= Joy Alice Hintz =

American writer (1926–2009)

Joy Alice Hintz (February 7, 1926 – April 2009) was an American writer and a community advocate for migrant workers in Ohio and a peace advocate in Central America. Hinz was inducted into the Ohio Women's Hall of Fame in 1993.

== Early life, education, and career ==
Joy Alice Posey was born in Zanesville, Ohio, on February 7, 1926, and grew up in Columbus. She earned a Bachelor of Arts and a Bachelor of Science degrees from Ohio State University. She married Howard Hintz in 1952. They relocated to Tiffin, Ohio when he took a faculty position at Heidelberg College. During her first years in Tiffin, she taught school in Tiffin and Attica, Ohio. In 1956, Hintz took the position as curator of the Charles H. Jones Collection of Minerals at Heidelberg College and she remained in the job for 25 years.

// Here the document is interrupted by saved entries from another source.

+  for (int q = TILE >> 2; q >= 1; q >>= 2) {
+#pragma unroll
+    for (int g = 0; g < NG; ++g)
+#pragma unroll
+      for (int k = 0; k < ITEMS; ++k) {
+        const uint64_t pa = cum[pos[g][k] + q - 1], pb = cum[pos[g][k] + 2 * q - 1], pc = cum[pos[g][k] + 3 * q - 1];
+        pos[g][k] += (pa <= Tr[g][k] ? q : 0) + (pb <= Tr[g][k] ? q : 0) + (pc <= Tr[g][k] ? q : 0);
+      }
+  }
+  int32_t anc[NG][ITEMS];
+#pragma unroll
+  for (int g = 0; g < NG; ++g)
+#pragma unroll
+    for (int k = 0; k < ITEMS; ++k) anc[g][k] = max(0, min((int32_t)(tile_base + pos[g][k]), (int32_t)(K - 1)));
+  if (stamp) { asm volatile("" :: "v"(anc[0][0])); *stamp = __builtin_amdgcn_s_memrealtime(); }
+  bool all[NG];
+#pragma unroll
+  for (int g = 0; g < NG; ++g) all[g] = ok[g][0] && ok[g][ITEMS - 1];
+  if (ancestors) {
+#pragma unroll
+    for (int g = 0; g < NG; ++g) {
+      int32_t* a = ancestors + jb0 + (int64_t)g * TILE;
+      if (ITEMS == 4 && all[g]) *(int4*)a = make_int4(anc[g][0], anc[g][ITEMS > 1 ? 1 : 0], anc[g][ITEMS > 2 ? 2 : 0], anc[g][ITEMS > 3 ? 3 : 0]);
+      else {
+#pragma unroll
+        for (int k = 0; k < ITEMS; ++k) if (ok[g][k]) a[k] = anc[g][k];
+      }
+    }
+  }
+#pragma unroll 4
+  for (int r = 0; r < rows; ++r) {
+    const float* sr = src + (int64_t)r * src_stride;
+    float v[NG][ITEMS];
+#pragma unroll
+    for (int g = 0; g < NG; ++g)
+#pragma unroll
+      for (int k = 0; k < ITEMS; ++k) v[g][k] = ok[g][k] ? sr[anc[g][k]] : 0.0f;
+#pragma unroll
+    for (int g = 0; g < NG; ++g) {
+      float* d = dst + (int64_t)r * dst_stride + jb0 + (int64_t)g * TILE;
+      if (ITEMS == 4 && vec_ok && all[g]) *(float4*)d = make_float4(v[g][0], v[g][ITEMS > 1 ? 1 : 0], v[g][ITEMS > 2 ? 2 : 0], v[g][ITEMS > 3 ? 3 : 0]);
+      else {
+#pragma unroll
+        for (int k = 0; k < ITEMS; ++k) if (ok[g][k]) d[k] = v[g][k];
+      }
+    }
+  }
+}
+
 template <int ITEMS>
 __global__ __launch_bounds__(256) void k_resample_gather(const float* __restrict__ x, int64_t K, int mode,
                                                         const float* lse, int n_partials, float* lse_out,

== Advocacy for migrant farmworkers ==
Hintz was appointed to a migrant workers committee by Ohio Governor John J. Gilligan. She was president of the Committee on Migrant Relations of Tiffin, and a founder of Auxilio y Amistad (Aid and Friendship.)

== Writer ==
Hintz studied the migrants farmworkers and wrote several books and articles about their working conditions. She collected and compiled anthologies of workers' poems, essays, and drawings.

== Death and legacy ==
Hintz was inducted into the Ohio Women's Hall of Fame in 1993, and the Ohio Farmworker Advocate Hall of Fame. She received the NAACP Peacemaker Award. She died from complications of Alzheimer's disease in 2009.